== Aim of the exercise ==
Find the word "sqrt" below. Copy each line that has it.

____ Data extracts

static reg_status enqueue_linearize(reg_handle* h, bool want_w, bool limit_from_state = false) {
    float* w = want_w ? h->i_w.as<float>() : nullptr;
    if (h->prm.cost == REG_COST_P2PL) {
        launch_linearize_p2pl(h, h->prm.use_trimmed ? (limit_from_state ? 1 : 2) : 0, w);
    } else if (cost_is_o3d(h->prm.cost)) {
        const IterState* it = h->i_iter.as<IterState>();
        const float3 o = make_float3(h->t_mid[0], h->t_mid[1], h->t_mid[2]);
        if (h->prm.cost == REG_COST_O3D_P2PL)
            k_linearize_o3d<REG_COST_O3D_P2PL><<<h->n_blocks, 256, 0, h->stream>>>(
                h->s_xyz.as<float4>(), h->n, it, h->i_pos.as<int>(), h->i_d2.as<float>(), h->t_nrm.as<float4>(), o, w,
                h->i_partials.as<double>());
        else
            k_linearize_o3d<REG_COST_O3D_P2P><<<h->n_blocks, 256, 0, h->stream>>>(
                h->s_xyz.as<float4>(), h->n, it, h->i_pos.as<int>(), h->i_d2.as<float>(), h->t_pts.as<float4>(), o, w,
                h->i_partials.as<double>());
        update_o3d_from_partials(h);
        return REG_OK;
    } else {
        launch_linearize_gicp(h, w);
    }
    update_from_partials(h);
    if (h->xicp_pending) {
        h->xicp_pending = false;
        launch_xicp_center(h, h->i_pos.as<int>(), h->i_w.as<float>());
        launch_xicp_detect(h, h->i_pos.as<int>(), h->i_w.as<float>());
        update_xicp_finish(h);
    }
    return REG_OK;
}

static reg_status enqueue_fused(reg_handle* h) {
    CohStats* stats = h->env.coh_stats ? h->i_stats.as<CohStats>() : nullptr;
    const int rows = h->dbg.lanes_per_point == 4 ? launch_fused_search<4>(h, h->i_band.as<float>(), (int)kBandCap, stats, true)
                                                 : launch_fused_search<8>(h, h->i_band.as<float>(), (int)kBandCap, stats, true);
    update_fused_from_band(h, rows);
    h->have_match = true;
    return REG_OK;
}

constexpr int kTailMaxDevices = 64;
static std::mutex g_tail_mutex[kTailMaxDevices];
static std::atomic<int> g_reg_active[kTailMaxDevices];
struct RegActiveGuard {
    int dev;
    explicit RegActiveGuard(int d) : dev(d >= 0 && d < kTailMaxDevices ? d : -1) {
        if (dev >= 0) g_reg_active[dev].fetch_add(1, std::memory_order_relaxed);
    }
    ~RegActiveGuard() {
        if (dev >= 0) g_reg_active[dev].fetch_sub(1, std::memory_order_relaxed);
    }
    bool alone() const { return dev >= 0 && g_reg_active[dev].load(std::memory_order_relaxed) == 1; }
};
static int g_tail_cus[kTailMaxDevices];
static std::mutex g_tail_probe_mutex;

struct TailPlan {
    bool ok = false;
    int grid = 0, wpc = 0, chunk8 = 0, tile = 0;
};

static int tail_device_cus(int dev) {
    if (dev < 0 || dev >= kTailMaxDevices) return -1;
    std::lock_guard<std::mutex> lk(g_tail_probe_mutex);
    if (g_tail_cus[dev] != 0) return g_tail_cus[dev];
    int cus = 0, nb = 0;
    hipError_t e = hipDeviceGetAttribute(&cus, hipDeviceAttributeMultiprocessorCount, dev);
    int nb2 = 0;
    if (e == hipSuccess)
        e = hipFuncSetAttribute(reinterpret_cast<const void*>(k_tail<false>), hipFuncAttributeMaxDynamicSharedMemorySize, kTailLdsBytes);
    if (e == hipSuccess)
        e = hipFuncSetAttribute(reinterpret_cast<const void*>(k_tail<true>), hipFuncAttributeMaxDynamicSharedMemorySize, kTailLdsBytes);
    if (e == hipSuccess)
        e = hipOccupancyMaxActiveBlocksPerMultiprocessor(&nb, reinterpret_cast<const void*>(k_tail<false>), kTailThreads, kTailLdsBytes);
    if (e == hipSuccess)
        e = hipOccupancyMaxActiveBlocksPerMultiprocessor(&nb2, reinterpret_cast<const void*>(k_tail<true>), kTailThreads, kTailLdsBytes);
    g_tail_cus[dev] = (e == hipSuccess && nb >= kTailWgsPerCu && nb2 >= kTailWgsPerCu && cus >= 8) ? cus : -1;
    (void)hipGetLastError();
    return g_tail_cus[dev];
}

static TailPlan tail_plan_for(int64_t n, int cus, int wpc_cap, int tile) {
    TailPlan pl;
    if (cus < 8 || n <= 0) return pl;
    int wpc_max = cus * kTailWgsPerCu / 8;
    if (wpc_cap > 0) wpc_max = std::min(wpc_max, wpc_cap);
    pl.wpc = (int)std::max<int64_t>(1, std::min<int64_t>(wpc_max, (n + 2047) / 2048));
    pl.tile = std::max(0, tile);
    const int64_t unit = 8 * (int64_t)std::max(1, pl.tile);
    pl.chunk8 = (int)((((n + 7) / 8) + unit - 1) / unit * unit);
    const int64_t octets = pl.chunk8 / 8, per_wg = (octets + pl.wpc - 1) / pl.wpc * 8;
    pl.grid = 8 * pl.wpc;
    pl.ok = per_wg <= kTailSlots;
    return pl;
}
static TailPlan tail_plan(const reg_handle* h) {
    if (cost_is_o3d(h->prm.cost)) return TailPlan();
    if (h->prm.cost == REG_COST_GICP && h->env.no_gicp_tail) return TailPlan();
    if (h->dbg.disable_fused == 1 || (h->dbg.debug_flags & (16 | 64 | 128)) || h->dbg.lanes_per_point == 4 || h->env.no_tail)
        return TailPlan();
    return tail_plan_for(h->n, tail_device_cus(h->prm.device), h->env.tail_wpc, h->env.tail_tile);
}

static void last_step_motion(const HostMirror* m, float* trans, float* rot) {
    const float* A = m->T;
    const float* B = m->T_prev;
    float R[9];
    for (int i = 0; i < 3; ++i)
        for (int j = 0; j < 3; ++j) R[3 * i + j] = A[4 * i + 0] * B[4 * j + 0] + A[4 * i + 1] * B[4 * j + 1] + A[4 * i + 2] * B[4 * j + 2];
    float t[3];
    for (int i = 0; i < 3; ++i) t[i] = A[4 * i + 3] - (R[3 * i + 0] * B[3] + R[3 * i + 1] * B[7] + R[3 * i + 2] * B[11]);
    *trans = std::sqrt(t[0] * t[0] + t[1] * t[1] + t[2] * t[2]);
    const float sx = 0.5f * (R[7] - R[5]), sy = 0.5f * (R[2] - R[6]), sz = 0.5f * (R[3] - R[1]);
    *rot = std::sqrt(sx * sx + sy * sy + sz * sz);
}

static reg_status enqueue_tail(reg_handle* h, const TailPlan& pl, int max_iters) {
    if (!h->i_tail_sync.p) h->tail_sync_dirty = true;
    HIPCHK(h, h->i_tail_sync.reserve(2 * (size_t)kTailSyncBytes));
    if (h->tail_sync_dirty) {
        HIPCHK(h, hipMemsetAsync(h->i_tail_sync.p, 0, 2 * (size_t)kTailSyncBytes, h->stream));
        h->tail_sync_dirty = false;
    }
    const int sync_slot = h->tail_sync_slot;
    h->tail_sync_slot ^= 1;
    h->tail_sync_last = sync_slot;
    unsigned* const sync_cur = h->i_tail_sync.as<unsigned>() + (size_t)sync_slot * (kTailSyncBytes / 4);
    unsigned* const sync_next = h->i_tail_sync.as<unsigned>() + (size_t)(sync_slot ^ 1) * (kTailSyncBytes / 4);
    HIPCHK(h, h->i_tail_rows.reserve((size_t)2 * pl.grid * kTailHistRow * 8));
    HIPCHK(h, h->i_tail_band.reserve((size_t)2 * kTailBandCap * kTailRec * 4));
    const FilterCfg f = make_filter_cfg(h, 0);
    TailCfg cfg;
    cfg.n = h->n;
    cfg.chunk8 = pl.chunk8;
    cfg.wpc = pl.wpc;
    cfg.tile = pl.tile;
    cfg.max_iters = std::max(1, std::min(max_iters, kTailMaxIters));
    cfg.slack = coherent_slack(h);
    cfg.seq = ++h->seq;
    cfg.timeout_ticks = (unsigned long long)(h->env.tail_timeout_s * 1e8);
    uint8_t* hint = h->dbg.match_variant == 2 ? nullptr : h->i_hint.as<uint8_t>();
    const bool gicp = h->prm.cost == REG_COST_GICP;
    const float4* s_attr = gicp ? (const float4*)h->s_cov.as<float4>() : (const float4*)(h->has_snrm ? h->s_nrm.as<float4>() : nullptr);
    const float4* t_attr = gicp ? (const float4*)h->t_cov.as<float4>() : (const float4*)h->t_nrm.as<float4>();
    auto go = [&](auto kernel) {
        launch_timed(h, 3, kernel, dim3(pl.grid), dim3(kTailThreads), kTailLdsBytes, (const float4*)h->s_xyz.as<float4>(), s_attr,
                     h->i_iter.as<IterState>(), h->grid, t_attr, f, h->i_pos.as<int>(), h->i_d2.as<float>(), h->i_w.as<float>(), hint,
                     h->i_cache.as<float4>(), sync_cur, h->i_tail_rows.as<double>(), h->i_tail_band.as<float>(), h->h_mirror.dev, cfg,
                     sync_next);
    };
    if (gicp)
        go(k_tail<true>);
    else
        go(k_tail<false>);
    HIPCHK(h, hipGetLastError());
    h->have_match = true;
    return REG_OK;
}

________
____ Data extracts

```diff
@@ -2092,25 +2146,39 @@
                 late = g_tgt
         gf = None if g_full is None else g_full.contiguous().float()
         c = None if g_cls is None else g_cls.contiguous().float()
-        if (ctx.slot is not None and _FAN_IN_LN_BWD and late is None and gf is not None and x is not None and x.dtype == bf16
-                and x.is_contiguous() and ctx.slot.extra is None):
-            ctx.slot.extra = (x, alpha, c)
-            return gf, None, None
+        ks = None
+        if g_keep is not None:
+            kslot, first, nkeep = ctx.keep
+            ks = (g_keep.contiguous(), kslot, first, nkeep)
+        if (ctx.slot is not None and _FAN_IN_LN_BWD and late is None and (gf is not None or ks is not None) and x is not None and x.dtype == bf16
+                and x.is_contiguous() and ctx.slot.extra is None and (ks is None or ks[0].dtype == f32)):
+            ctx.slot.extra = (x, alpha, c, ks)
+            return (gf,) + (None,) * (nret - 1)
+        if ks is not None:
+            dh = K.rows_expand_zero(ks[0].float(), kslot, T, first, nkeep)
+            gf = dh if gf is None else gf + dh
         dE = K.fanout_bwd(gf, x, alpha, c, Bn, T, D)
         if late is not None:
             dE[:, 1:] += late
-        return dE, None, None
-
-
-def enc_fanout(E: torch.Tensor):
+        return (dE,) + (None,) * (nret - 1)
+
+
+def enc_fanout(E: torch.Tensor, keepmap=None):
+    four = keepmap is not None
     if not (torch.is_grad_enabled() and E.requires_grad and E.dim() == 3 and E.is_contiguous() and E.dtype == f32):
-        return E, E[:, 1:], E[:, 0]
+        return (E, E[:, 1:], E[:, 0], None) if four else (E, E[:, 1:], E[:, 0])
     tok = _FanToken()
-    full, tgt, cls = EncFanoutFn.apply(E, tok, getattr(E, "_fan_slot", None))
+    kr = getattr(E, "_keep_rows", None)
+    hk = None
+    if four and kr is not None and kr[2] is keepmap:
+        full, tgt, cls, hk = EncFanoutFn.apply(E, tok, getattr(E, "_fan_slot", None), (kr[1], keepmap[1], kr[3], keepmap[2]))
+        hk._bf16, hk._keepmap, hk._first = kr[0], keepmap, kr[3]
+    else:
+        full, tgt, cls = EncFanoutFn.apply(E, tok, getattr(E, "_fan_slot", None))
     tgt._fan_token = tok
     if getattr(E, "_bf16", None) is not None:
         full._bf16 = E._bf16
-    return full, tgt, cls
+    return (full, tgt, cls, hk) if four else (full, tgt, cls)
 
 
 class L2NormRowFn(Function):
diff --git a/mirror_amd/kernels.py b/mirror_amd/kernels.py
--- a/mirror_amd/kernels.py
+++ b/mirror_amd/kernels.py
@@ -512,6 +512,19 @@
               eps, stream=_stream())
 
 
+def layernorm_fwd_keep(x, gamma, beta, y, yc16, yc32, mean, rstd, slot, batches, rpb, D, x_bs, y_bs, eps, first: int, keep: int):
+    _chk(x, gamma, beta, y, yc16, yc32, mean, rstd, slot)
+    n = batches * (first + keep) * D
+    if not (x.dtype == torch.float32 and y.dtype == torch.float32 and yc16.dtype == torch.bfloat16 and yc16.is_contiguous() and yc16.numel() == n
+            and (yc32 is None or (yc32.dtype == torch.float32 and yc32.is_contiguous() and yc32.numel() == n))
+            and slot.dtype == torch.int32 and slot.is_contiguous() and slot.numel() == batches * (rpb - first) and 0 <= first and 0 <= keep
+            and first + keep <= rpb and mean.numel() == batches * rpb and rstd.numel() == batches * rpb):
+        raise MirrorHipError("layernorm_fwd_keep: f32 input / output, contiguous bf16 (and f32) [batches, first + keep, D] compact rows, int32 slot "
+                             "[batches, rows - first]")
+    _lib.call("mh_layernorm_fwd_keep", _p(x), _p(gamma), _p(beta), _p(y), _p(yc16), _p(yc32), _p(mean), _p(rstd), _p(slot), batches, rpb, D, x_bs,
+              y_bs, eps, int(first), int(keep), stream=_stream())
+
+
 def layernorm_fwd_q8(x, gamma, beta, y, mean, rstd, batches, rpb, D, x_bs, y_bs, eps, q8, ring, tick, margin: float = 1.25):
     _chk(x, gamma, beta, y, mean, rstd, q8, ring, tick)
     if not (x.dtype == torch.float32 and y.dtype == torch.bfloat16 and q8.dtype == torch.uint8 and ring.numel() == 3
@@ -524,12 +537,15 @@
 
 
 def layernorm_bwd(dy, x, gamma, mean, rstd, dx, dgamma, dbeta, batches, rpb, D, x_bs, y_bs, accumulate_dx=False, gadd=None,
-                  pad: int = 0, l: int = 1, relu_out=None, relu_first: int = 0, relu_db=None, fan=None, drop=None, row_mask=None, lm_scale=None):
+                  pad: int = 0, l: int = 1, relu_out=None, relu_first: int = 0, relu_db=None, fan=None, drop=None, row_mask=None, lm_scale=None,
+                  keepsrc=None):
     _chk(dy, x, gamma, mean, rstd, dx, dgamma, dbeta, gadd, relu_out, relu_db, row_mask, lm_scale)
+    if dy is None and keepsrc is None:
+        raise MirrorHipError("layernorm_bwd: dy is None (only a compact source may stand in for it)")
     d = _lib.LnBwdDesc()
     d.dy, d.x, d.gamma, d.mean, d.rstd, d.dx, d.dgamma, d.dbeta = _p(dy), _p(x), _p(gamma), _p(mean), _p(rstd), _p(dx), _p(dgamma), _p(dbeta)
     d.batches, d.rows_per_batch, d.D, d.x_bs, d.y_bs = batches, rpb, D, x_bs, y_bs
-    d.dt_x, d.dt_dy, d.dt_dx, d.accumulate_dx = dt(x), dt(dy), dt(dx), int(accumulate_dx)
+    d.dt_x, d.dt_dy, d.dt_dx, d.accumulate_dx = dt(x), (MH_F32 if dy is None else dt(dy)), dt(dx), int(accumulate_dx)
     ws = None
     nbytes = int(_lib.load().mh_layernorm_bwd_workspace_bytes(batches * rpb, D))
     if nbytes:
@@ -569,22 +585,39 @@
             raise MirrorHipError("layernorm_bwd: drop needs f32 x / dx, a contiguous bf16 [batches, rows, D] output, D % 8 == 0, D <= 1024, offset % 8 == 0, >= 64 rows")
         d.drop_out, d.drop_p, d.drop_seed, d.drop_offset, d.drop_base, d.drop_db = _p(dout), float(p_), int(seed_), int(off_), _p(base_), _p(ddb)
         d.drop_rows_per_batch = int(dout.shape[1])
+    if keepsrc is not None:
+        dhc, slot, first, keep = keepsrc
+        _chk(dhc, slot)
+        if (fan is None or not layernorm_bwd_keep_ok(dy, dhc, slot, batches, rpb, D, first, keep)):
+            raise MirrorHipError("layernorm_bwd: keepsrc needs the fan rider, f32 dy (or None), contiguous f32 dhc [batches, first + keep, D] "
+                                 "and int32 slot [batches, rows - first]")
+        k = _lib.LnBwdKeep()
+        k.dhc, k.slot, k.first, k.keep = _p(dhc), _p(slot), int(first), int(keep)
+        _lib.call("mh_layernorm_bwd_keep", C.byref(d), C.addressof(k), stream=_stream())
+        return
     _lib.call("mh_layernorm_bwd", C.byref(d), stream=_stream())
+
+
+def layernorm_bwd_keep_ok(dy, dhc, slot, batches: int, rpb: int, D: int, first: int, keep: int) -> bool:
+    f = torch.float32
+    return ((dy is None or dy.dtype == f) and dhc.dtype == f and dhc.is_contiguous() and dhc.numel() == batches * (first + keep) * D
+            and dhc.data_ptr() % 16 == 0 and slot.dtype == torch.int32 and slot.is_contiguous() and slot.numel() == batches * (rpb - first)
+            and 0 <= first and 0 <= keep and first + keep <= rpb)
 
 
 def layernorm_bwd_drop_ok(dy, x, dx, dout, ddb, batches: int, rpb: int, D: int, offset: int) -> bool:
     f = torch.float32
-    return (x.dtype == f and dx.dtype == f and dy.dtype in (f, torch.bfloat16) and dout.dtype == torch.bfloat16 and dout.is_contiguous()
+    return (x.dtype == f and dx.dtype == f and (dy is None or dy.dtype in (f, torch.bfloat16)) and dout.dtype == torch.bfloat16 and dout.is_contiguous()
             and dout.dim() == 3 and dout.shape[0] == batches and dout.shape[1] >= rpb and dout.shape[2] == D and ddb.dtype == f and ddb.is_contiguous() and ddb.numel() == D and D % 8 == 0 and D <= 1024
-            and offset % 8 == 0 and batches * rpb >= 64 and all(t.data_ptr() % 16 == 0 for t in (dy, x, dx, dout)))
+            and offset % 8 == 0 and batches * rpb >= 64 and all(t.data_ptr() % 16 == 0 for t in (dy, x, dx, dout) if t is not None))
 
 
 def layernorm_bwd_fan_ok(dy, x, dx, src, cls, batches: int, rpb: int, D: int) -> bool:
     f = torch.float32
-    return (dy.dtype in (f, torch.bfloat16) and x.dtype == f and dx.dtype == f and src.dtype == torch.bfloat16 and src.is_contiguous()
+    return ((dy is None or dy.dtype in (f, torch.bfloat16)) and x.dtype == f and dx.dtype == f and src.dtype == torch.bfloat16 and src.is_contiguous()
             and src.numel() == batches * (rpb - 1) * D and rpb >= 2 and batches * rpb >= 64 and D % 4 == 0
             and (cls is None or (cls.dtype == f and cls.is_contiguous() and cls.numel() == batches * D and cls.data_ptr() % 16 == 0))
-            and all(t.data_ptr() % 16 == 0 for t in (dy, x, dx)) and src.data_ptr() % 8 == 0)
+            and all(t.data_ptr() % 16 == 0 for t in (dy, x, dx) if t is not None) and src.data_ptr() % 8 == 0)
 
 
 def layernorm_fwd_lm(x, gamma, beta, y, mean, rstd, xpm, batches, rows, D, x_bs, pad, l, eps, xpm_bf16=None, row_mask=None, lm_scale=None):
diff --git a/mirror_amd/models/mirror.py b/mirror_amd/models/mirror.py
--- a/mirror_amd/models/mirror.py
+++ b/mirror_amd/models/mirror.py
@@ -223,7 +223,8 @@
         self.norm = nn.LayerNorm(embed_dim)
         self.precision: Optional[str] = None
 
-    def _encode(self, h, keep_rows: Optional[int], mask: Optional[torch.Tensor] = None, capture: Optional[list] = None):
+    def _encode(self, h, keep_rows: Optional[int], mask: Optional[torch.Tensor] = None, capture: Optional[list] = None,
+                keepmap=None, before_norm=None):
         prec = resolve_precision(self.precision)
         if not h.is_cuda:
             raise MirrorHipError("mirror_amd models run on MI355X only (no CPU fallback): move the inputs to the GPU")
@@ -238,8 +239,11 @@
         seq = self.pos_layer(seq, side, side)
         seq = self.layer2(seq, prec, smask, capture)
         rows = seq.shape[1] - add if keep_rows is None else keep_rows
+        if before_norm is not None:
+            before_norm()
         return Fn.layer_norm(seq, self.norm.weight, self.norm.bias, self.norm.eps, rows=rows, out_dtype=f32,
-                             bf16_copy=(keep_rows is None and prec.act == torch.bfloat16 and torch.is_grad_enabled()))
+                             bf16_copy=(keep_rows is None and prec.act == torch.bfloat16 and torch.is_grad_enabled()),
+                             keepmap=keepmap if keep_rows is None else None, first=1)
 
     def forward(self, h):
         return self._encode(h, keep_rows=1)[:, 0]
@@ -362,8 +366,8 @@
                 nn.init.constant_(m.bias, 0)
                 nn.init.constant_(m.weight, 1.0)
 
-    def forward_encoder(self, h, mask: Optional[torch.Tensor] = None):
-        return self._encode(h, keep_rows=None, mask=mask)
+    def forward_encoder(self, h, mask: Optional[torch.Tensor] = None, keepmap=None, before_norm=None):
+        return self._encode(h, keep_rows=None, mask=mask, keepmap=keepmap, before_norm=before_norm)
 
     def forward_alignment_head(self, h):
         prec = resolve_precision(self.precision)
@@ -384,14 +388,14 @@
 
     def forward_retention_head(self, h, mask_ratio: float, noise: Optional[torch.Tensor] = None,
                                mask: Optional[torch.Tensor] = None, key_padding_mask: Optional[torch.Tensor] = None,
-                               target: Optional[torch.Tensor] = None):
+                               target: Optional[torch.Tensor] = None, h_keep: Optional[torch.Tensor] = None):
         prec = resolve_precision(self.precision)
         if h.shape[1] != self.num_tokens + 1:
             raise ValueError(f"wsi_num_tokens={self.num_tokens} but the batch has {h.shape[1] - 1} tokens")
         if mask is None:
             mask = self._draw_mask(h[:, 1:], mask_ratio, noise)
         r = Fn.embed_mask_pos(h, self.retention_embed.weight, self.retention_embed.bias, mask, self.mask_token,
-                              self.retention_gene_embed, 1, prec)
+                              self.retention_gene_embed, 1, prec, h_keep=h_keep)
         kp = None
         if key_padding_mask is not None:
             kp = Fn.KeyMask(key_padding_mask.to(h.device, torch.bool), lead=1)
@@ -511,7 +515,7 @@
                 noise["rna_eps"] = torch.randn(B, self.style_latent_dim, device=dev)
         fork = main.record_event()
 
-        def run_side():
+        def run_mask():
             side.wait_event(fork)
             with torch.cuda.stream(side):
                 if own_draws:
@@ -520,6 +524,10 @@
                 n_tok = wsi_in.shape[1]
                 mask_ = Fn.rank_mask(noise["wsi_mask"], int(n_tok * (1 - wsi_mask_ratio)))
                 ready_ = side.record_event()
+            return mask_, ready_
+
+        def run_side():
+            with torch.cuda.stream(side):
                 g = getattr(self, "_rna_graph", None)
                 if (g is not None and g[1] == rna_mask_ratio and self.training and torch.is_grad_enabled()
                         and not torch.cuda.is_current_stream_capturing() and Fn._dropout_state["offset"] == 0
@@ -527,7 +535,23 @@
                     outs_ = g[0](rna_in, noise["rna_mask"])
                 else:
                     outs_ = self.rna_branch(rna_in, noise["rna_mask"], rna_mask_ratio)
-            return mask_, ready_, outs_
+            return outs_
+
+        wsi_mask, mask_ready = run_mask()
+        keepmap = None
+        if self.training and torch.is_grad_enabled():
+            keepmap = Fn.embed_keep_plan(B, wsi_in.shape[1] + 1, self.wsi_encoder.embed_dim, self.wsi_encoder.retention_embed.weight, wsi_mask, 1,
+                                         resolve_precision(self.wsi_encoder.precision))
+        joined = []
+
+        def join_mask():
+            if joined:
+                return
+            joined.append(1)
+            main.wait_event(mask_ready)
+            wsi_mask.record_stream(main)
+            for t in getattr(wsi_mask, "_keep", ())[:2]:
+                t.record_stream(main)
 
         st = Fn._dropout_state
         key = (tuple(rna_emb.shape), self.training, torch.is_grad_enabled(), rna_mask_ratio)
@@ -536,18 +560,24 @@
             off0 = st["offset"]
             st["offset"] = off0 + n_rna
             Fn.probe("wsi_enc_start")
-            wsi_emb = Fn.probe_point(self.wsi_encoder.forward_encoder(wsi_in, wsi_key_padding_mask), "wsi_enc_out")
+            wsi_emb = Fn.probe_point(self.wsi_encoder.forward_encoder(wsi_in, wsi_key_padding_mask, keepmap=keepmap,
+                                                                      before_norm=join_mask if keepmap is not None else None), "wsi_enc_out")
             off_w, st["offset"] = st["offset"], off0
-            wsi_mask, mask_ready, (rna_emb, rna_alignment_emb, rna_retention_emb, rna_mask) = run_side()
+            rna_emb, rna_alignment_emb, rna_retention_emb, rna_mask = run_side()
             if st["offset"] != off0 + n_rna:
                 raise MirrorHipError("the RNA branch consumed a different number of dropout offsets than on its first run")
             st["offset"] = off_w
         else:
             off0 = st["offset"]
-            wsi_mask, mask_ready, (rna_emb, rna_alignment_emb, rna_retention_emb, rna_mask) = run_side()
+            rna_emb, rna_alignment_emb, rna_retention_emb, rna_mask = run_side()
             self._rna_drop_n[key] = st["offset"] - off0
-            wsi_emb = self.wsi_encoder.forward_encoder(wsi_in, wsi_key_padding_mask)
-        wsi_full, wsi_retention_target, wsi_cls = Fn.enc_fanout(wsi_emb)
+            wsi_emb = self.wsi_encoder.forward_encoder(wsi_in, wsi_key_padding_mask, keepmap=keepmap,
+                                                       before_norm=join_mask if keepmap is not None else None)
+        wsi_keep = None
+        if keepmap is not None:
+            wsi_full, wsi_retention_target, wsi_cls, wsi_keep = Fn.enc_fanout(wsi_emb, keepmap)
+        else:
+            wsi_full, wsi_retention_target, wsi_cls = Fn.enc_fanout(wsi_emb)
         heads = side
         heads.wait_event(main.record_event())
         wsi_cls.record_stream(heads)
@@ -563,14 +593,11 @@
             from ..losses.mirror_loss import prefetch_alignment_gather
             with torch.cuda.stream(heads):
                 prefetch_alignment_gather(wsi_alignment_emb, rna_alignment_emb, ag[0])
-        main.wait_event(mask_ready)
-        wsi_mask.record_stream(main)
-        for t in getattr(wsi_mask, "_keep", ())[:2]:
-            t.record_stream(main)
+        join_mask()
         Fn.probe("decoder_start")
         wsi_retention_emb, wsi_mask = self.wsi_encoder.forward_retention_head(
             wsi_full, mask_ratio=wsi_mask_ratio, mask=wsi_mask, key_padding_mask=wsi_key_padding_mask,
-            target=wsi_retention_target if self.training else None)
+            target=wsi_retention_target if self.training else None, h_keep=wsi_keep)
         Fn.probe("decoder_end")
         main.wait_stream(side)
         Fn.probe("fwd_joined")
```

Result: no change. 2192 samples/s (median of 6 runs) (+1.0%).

________

== Answer to this problem ==
    *trans = std::sqrt(t[0] * t[0] + t[1] * t[1] + t[2] * t[2]);
    *rot = std::sqrt(sx * sx + sy * sy + sz * sz);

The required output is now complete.